On October 9, 2014, we organized a Thematic Session on EU projects focused on Microservers at the Computing Systems Week of the European Network of Excellence on High Performance and Embedded Architecture and Compilation (HiPEAC) in Athens, Greece.
11:00-11:10 Introduction, Dr. Christoforos Kachris
11:10-11:30 Nanostreams: On the Viability of Micro-servers for Real-time Data Analytics,
Prof. Dimitris Nikolopoulos, Queen's University of Belfast
11:30-11:50 Mont-Blanc: High Performance Computing based on mobile embedded processors,
Dr. Alejandro Rico, BSC
11:50:12:10 Euroserver: Fast, Energy-Efficient Microserver Communication in the EuroServer Project,
Dr. Iakovos Mavroidis, FORTH
12:10-12:30 GreenCenter: A MapReduce Accelerator for multi-core all-programmable FPGAs,
Prof. Georgios Sirakoulis, DUTH
11:10 On the Viability of Micro-servers for Real-time Data Analytics
Abstract: Datacenters that host real-time analytical workloads incur extremely high operational costs in order to meet performance and latency requirements of their hosted applications. Recently, ARM-based microservers have emerged as a viable alternative to high-end servers, promising scalable performance via scale-out approaches and low energy consumption. In this talk we explore the viability of ARM-based microservers for real-time analytical processing in financial market workloads. We compare an ARM-based microserver against a state-of-the-art x86 server. We define new energy and performance metrics to compare those platforms in the context of datacenters for real-time analytics and give insight on the particular requirements of financial workloads. Our findings suggest that under an iso-power scenario microservers can reduce energy costs by up to 70% while meeting workload-specific QoS criteria, despite having a significant peak performance disadvantage again heavyweight servers.
11:30 High Performance Computing based on mobile embedded processors
Abstract: In view of the experiences within the Mont-Blanc project at the Barcelona Supercomputing Center, this talk will describe possibilities, results and challenges raised when developing high-performance computing platforms from low cost and energy efficient mobile processors and commodity components.
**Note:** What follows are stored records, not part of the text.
@@ -992,6 +995,12 @@
   out3[1] = pl.bn;
   out3[2] = pl.splitk;
   return 0;
+}
+
+extern "C" int vgen_tapgemm_is_persistent(const vgen_tapgemm_args* args) {
+  if (!args || args->N <= 0 || args->M <= 0 || args->C1 <= 0 || args->C1 % 64 || args->C2 % 64) return VGEN_E_BADARG;
+  const Plan pl = full_plan(*args);
+  return pl.shape == SHAPE_PP && pl.splitk == 1 && !args->dualw && vgen_pp_persist_ok(*args, pl.bn) ? 1 : 0;
 }
 
 extern "C" int vgen_tapgemm_set_plans(const int64_t* rows, int32_t n) {
diff --git a/vgen_amd/csrc/tapgemm_persist.hip b/vgen_amd/csrc/tapgemm_persist.hip
--- /dev/null
+++ b/vgen_amd/csrc/tapgemm_persist.hip
@@ -0,0 +1,538 @@
+#include "common.h"
+#include <stdio.h>
+#include <stdlib.h>
+#include <type_traits>
+
+namespace {
+
+struct RowState {
+  int base;
+  int a;
+  int b;
+};
+
+constexpr int INVALID = -(1 << 24);
+
+constexpr int ZERO_BYTES = 262144;
+__device__ __attribute__((aligned(128))) unsigned char g_pzeros[ZERO_BYTES];
+
+typedef const __attribute__((address_space(1))) void* gptr_t;
+typedef __attribute__((address_space(3))) void* lptr_t;
+
+__device__ __forceinline__ void glds16(const void* src, unsigned char* lds_wave_base) {
+  __builtin_amdgcn_global_load_lds((gptr_t)src, (lptr_t)lds_wave_base, 16, 0, 0);
+}
+
+template <int N>
+__device__ __forceinline__ void wait_vmcnt() {
+  asm volatile("s_waitcnt vmcnt(%0)" ::"n"(N) : "memory");
+}
+
+__device__ __forceinline__ int swz_key8(int row) { return row & 7; }
+
+template <typename T, int BN, bool ESYNC>
+__global__ __launch_bounds__(512, 1) void tapgemm_persist_kernel(const vgen_tapgemm_args p, const int ntiles, const int stagger) {
+  constexpr int BM = 256, BK = 64, WN = 2, STAGES = 3;
+  constexpr int NT = 512;
+  constexpr int ROW_BYTES = BK * 2;
+  constexpr int CPR = ROW_BYTES / 16;
+  constexpr int RPI = 64 / CPR;
+  constexpr int RPP = NT / CPR;
+  constexpr int KS = BK / 32;
+  constexpr int WTM = 64, WTN = BN / WN;
+  constexpr int MF = WTM / 16, NF = WTN / 16;
+  constexpr int RA = BM / RPP;
+  constexpr int RBF = BN / RPP;
+  constexpr int RBT = BN % RPP;
+  constexpr int STAGE_BYTES = (BM + BN) * ROW_BYTES;
+  constexpr int LPT = RA + RBF;
+  constexpr int NP = LPT + (RBT > 0 ? 1 : 0);
+  static_assert(RBT % RPI == 0, "tile rows must split into whole DMA instructions");
+
+  extern __shared__ __attribute__((aligned(16))) unsigned char smem[];
+
+  const int tid = threadIdx.x;
+  const int lane = tid & 63;
+  const int wave = __builtin_amdgcn_readfirstlane(tid >> 6);
+  const int wm = wave / WN;
+  const int wn = wave % WN;
+  const int lr = lane & 15;
+  const int lq = lane >> 4;
+  const bool w_tail = RBT > 0 && wave * RPI < RBT;
+
+  if (stagger > 0 && wave == 0) {
+    const unsigned hw = __builtin_amdgcn_s_getreg((3 << 11) | (8 << 6) | 4);
+    if (hw & 1u)
+      for (int i = 0; i < stagger; ++i) __builtin_amdgcn_s_sleep(16);
+  }
+
+  const int tiles_n = (p.N + BN - 1) / BN;
+  unsigned run0, my_n, nbx;
+  const unsigned lb = blockIdx.x >> 3;
+  {
+    const unsigned G = gridDim.x, xcd = blockIdx.x & 7u;
+    const unsigned q = (unsigned)ntiles >> 3, r = (unsigned)ntiles & 7u;
+    run0 = xcd < r ? xcd * (q + 1) : r * (q + 1) + (xcd - r) * q;
+    const unsigned runlen = q + (xcd < r ? 1u : 0u);
+    nbx = (G >> 3) + (xcd < (G & 7u) ? 1u : 0u);
+    my_n = lb < runlen ? (runlen - lb + nbx - 1) / nbx : 0u;
+  }
+  if (my_n == 0) return;
+
+  const uint16_t* __restrict__ A = (const uint16_t*)p.A;
+  const uint16_t* __restrict__ A2 = (const uint16_t*)p.A2;
+  const uint16_t* __restrict__ W = (const uint16_t*)p.W;
+  const int64_t ldw = p.ldw ? p.ldw : ((int64_t)p.taps * p.C1 + p.C2);
+
+  const int ld_c = tid % CPR;
+  const int ld_r = tid / CPR;
+
+  const int cpt1 = p.C1 / BK;
+  const int T1 = p.taps * cpt1;
+  const int KT = T1 + p.C2 / BK;
+
+  RowState rs[RA];
+  unsigned mvalid = 0;
+  const char* pc[NP];
+  const char* const zline = (const char*)g_pzeros;
+  const int src_cb = (ld_c ^ swz_key8(ld_r)) * 16;
+  const int wave_row0 = wave * RPI;
+  const char* const zl = zline + src_cb;
+  const unsigned lda_b = (unsigned)p.lda * 2u, lda2_b = (unsigned)p.lda2 * 2u;
+  int kt_next = KT - 1;
+  int left = 0;
+  unsigned is_j = ~0u;
+  unsigned lm0 = 0;
+
+  auto gather_a = [&](int kt) __attribute__((always_inline)) {
+    if (kt < T1) {
+      const int tap = kt / cpt1;
+      const int cch = kt - tap * cpt1;
+      left = cpt1 - cch;
+      const char* const a_cb = (const char*)A + (cch * BK * 2 + src_cb);
+      if (p.mode == VGEN_TAP_CONV3X3) {
+        const int d0 = tap / 3, d1 = tap - 3 * d0;
+        const unsigned Hv = (unsigned)((p.Hi << p.ups) - 2 * p.crop_t), Wv = (unsigned)(p.Wi << p.ups);
+#pragma unroll
+        for (int i = 0; i < RA; ++i) {
+          const int iy = rs[i].a + d0, ix = rs[i].b + d1;
+          const bool ok = ((unsigned)iy < Hv) & ((unsigned)ix < Wv);
+          const unsigned row = (unsigned)rs[i].base + (unsigned)((iy + p.crop_t) >> p.ups) * (unsigned)p.Wi + (unsigned)(ix >> p.ups);
+          const char* const real = a_cb + (uint64_t)row * lda_b;
+          pc[i] = ok ? real : zl;
+        }
+      } else if (p.mode == VGEN_TAP_TEMPORAL3) {
+        const int dt_ = tap - 1;
+#pragma unroll
+        for (int i = 0; i < RA; ++i) {
+          const bool ok = (unsigned)(rs[i].a + dt_) < (unsigned)p.F;
+          const unsigned row = (unsigned)(rs[i].base + dt_ * p.S);
+          const char* const real = a_cb + (uint64_t)row * lda_b;
+          pc[i] = ok ? real : zl;
+        }
+      } else {
+#pragma unroll
+        for (int i = 0; i < RA; ++i) {
+          const bool ok = rs[i].base >= 0;
+          const char* const real = a_cb + (uint64_t)(unsigned)rs[i].base * lda_b;
+          pc[i] = ok ? real : zl;
+        }
+      }
+    } else {
+      left = KT - kt + 1;
+      const char* const a_cb = (const char*)A2 + ((kt - T1) * BK * 2 + src_cb);
+#pragma unroll
+      for (int i = 0; i < RA; ++i) {
+        const bool ok = (mvalid >> i) & 1u;
+        const char* const real = a_cb + (uint64_t)(lm0 + ld_r + RPP * i) * lda2_b;
+        pc[i] = ok ? real : zl;
+      }
+    }
+  };
+  auto setup_tile = [&](unsigned j) __attribute__((always_inline)) {
+    kt_next = 0;
+    if (j >= my_n) {
+#pragma unroll
+      for (int i = 0; i < NP; ++i) pc[i] = zl;
+      left = 1 << 30;
+      return;
+    }
+    const unsigned tile = run0 + lb + j * nbx;
+    lm0 = (tile / (unsigned)tiles_n) * BM;
+    const int ln0 = (int)(tile % (unsigned)tiles_n) * BN;
+    mvalid = 0;
+#pragma unroll
+    for (int i = 0; i < RA; ++i) {
+      const unsigned m = lm0 + ld_r + RPP * i;
+      const bool ok = m < (unsigned)p.M;
+      if (ok) mvalid |= 1u << i;
+      if (p.mode == VGEN_TAP_CONV3X3) {
+        const unsigned hw = p.Ho * p.Wo;
+        const unsigned img = m / hw;
+        const unsigned rem = m - img * hw;
+        const unsigned oy = rem / (unsigned)p.Wo;
+        const unsigned ox = rem - oy * p.Wo;
+        rs[i].base = img * p.Hi * p.Wi;
+        rs[i].a = ok ? (int)oy * p.stride - p.pad_t : INVALID;
+        rs[i].b = (int)ox * p.stride - p.pad_l;
+      } else if (p.mode == VGEN_TAP_TEMPORAL3) {
+        const unsigned fs = m / (unsigned)p.S;
+        rs[i].base = (int)m;
+        rs[i].a = ok ? (int)(fs % (unsigned)p.F) : INVALID;
+        rs[i].b = 0;
+      } else {
+        rs[i].base = ok ? (int)m : -1;
+        rs[i].a = 0;
+        rs[i].b = 0;
+      }
+    }
+    gather_a(0);
+#pragma unroll
+    for (int i = 0; i < NP - RA; ++i) {
+      const int n = ln0 + ld_r + RPP * i;
+      const bool ok = n < p.N;
+      pc[RA + i] = (ok ? (const char*)(W + (int64_t)n * ldw) : zline) + src_cb;
+    }
+  };
+  auto advance = [&]() __attribute__((always_inline)) {
+    ++kt_next;
+    if (kt_next == KT) {
+      ++is_j;
+      setup_tile(is_j);
+    } else {
+      if (--left == 0) {
+        gather_a(kt_next);
+      } else {
+#pragma unroll
+        for (int i = 0; i < RA; ++i) pc[i] += ROW_BYTES;
+      }
+#pragma unroll
+      for (int i = RA; i < NP; ++i) pc[i] += ROW_BYTES;
+    }
+  };
+  auto piece_dst = [&](int stage, int j) __attribute__((always_inline)) -> unsigned char* {
+    unsigned char* const base = smem + stage * STAGE_BYTES + wave_row0 * ROW_BYTES;
+    return j < RA ? base + j * RPP * ROW_BYTES : base + (BM + (j - RA) * RPP) * ROW_BYTES;
+  };
+  auto dma = [&](int j, int stage) __attribute__((always_inline)) { glds16(pc[j], piece_dst(stage, j)); };
+
+  const bool geglu = p.epilogue == VGEN_EPI_GEGLU;
+  const int n_out = geglu ? p.N / 2 : p.N;
+  const bool res_folded = p.residual != nullptr && !geglu;
+  f32x4 acc[NF][MF];
+
+  const int rd_row = lr * ROW_BYTES;
+  const int sw = swz_key8(lr);
+  u32x4 wf[KS][NF], xf[KS][MF];
+
+  auto read_phase = [&](int stage, int stage_pf) __attribute__((always_inline)) {
+    const unsigned char* bw = smem + stage * STAGE_BYTES + BM * ROW_BYTES + wn * WTN * ROW_BYTES + rd_row;
+    const unsigned char* bx = smem + stage * STAGE_BYTES + (wm * WTM) * ROW_BYTES + rd_row;
+    constexpr int NRF = NF + MF;
+    constexpr int NR = KS * NRF;
+    constexpr int EVERY = (NR + NP) / (NP + 1) > 0 ? (NR + NP) / (NP + 1) : 1;
+    int piece = 0;
+#pragma unroll
+    for (int r = 0; r < NR; ++r) {
+      const int ks = r / NRF, q = r % NRF;
+      const int co = ((ks * 4 + lq) ^ sw) << 4;
+      if (q < NF) wf[ks][q] = *(const u32x4*)(bw + q * 16 * ROW_BYTES + co);
+      else xf[ks][q - NF] = *(const u32x4*)(bx + (q - NF) * 16 * ROW_BYTES + co);
+      if ((r % EVERY) == EVERY - 1 && piece < NP) {
+        __builtin_amdgcn_sched_barrier(0);
+        if (piece < LPT) {
+          dma(piece, stage_pf);
+        } else if (RBT > 0 && w_tail) {
+          dma(NP - 1, stage_pf);
+        }
+        ++piece;
+        __builtin_amdgcn_sched_barrier(0);
+      }
+    }
+#pragma unroll
+    for (int j = 0; j < NP; ++j)
+      if (j >= piece) {
+        if (j < LPT) {
+          dma(j, stage_pf);
+        } else if (RBT > 0 && w_tail) {
+          dma(NP - 1, stage_pf);
+        }
+      }
+  };
+  auto mfma_phase = [&]() __attribute__((always_inline)) {
+#pragma unroll
+    for (int ks = 0; ks < KS; ++ks)
+#pragma unroll
+      for (int ni = 0; ni < NF; ++ni)
+#pragma unroll
+        for (int mi = 0; mi < MF; ++mi) acc[ni][mi] = T::mfma32(wf[ks][ni], xf[ks][mi], acc[ni][mi]);
+  };
+
+  auto epilogue = [&](const int64_t m0, const int n0) __attribute__((always_inline)) {
+    float* const of = (float*)p.out;
+    uint16_t* const oh = (uint16_t*)p.out;
+    f32x4 bv[NF];
+#pragma unroll
+    for (int ni = 0; ni < NF; ++ni) {
+      const int n = n0 + wn * WTN + ni * 16 + lq * 4;
+      bv[ni] = (p.bias && n < p.N) ? *(const f32x4*)(p.bias + n) : f32x4{0.f, 0.f, 0.f, 0.f};
+    }
+    if (p.out_dtype != VGEN_F32 && (p.ldo & 7) == 0 && (!geglu || NF % 4 == 0)) {
+#pragma unroll
+      for (int mi = 0; mi < MF; ++mi) {
+        __builtin_amdgcn_sched_barrier(0);
+        const int64_t m = m0 + wm * WTM + mi * 16 + lr;
+        if (m >= p.M) continue;
+        const float* rbp = p.rowbias ? p.rowbias + (m / p.rows_per_rb) * p.rowbias_ld : nullptr;
+        auto store_pair16 = [&](int frag0_col, bool pair_ok, const f32x4& va, const f32x4& vb, int64_t m_) __attribute__((always_inline)) {
+          u32x2 pa = pack4<T>(va.x, va.y, va.z, va.w);
+          u32x2 pb = pack4<T>(vb.x, vb.y, vb.z, vb.w);
+          if (pair_ok) {
+            const auto sx = __builtin_amdgcn_permlane16_swap(pa.x, pb.x, false, false);
+            const auto sy = __builtin_amdgcn_permlane16_swap(pa.y, pb.y, false, false);
+            const u32x4 q = {sx[0], sy[0], sx[1], sy[1]};
+            *(u32x4*)(oh + m_ * p.ldo + frag0_col + (lq & 1) * 16 + (lq >> 1) * 8) = q;
+          } else {
+            if (frag0_col + lq * 4 < n_out) *(u32x2*)(oh + m_ * p.ldo + frag0_col + lq * 4) = pa;
+            if (frag0_col + 16 + lq * 4 < n_out) *(u32x2*)(oh + m_ * p.ldo + frag0_col + 16 + lq * 4) = pb;
+          }
+        };
+        if (!geglu) {
+          auto final_val = [&](int ni) __attribute__((always_inline)) -> f32x4 {
+            const int n = n0 + wn * WTN + ni * 16 + lq * 4;
+            f32x4 v = acc[ni][mi];
+            if (n < p.N) {
+              v += bv[ni];
+              if (rbp) v += *(const f32x4*)(rbp + n);
+            }
+            return v;
+          };
+          auto lo_of = [&](const f32x4& v) __attribute__((always_inline)) -> f32x4 {
+            const u32x2 h = pack4<T>(v.x, v.y, v.z, v.w);
+            return f32x4{v.x - T::to_f32((uint16_t)(h.x & 0xffffu)), v.y - T::to_f32((uint16_t)(h.x >> 16)),
+                         v.z - T::to_f32((uint16_t)(h.y & 0xffffu)), v.w - T::to_f32((uint16_t)(h.y >> 16))};
+          };
+#pragma unroll
+          for (int ni = 0; ni + 1 < NF; ni += 2) {
+            const int c0 = n0 + wn * WTN + ni * 16;
+            const f32x4 va = final_val(ni), vb = final_val(ni + 1);
+            store_pair16(c0, c0 + 32 <= p.N, va, vb, m);
+            if (p.split_out) store_pair16(p.N + c0, c0 + 32 <= p.N, lo_of(va), lo_of(vb), m);
+          }
+          if constexpr (NF % 2 == 1) {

11:50 Fast, Energy-Efficient Microserver Communication in the EuroServer Project
Abstract: Data centers need to cope with the ever-increasing demand for storing and processing of data, and need to do so within fixed power consumption limitations. The EuroServer FP7 project is developing energy-efficient microservers for such data centers, using new technologies, such as silicon on insulator (SOI) and 3D stacking, in order to integrate a large number of lightweight computing nodes into the shared infrastructure of power, cooling fans, and I/O devices in a common chassis. The UNIMEM architecture, introduced by John Goodacre in EuroServer, brings compute and memory components closer together, using a fast and low-power communication layer among the compute nodes. After briefly describing the above, this talk will focus on our implementation of UNIMEM, a distributed global address space communication infrastructure among multiple coherence islands (multiple symmetric multiprocessors), which provides an efficient mechanism for remote memory borrowing, local memory sharing and RDMA operations. Moreover, this talk will describe a virtualized 10GigEthernet NIC that is shared among multiple virtual machines running on multiple coherence islands.
12:10 A MapReduce Accelerator based on all-programmable FPGAs
Abstract: The main aim of the GreenCenter project is to develop a novel configurable hardware accelerator that is used to speed up the processing of multi-core and cloud computing applications based on the MapReduce programming framework. The proposed MapReduce configurable accelerator is augmented to multi-core processors and it performs a fast indexing and accumulation of the key/value pairs based on an efficient memory architecture. This accelerator is used to alleviate the processors from executing the Reduce tasks, and thus executing only the Map tasks and emitting the intermediate key/value pairs to the hardware acceleration unit that performs the Reduce operation. The MapReduce accelerator has been implemented to a multi-core FPGA with embedded ARM processors (Xilinx Zynq FPGA) and has been integrated with the MapReduce programming framework under Linux. The performance evaluation shows that the proposed accelerator can achieve up to 1.8x system speedup of the MapReduce applications and hence reduce significantly the execution time of multi-core and cloud computing applications.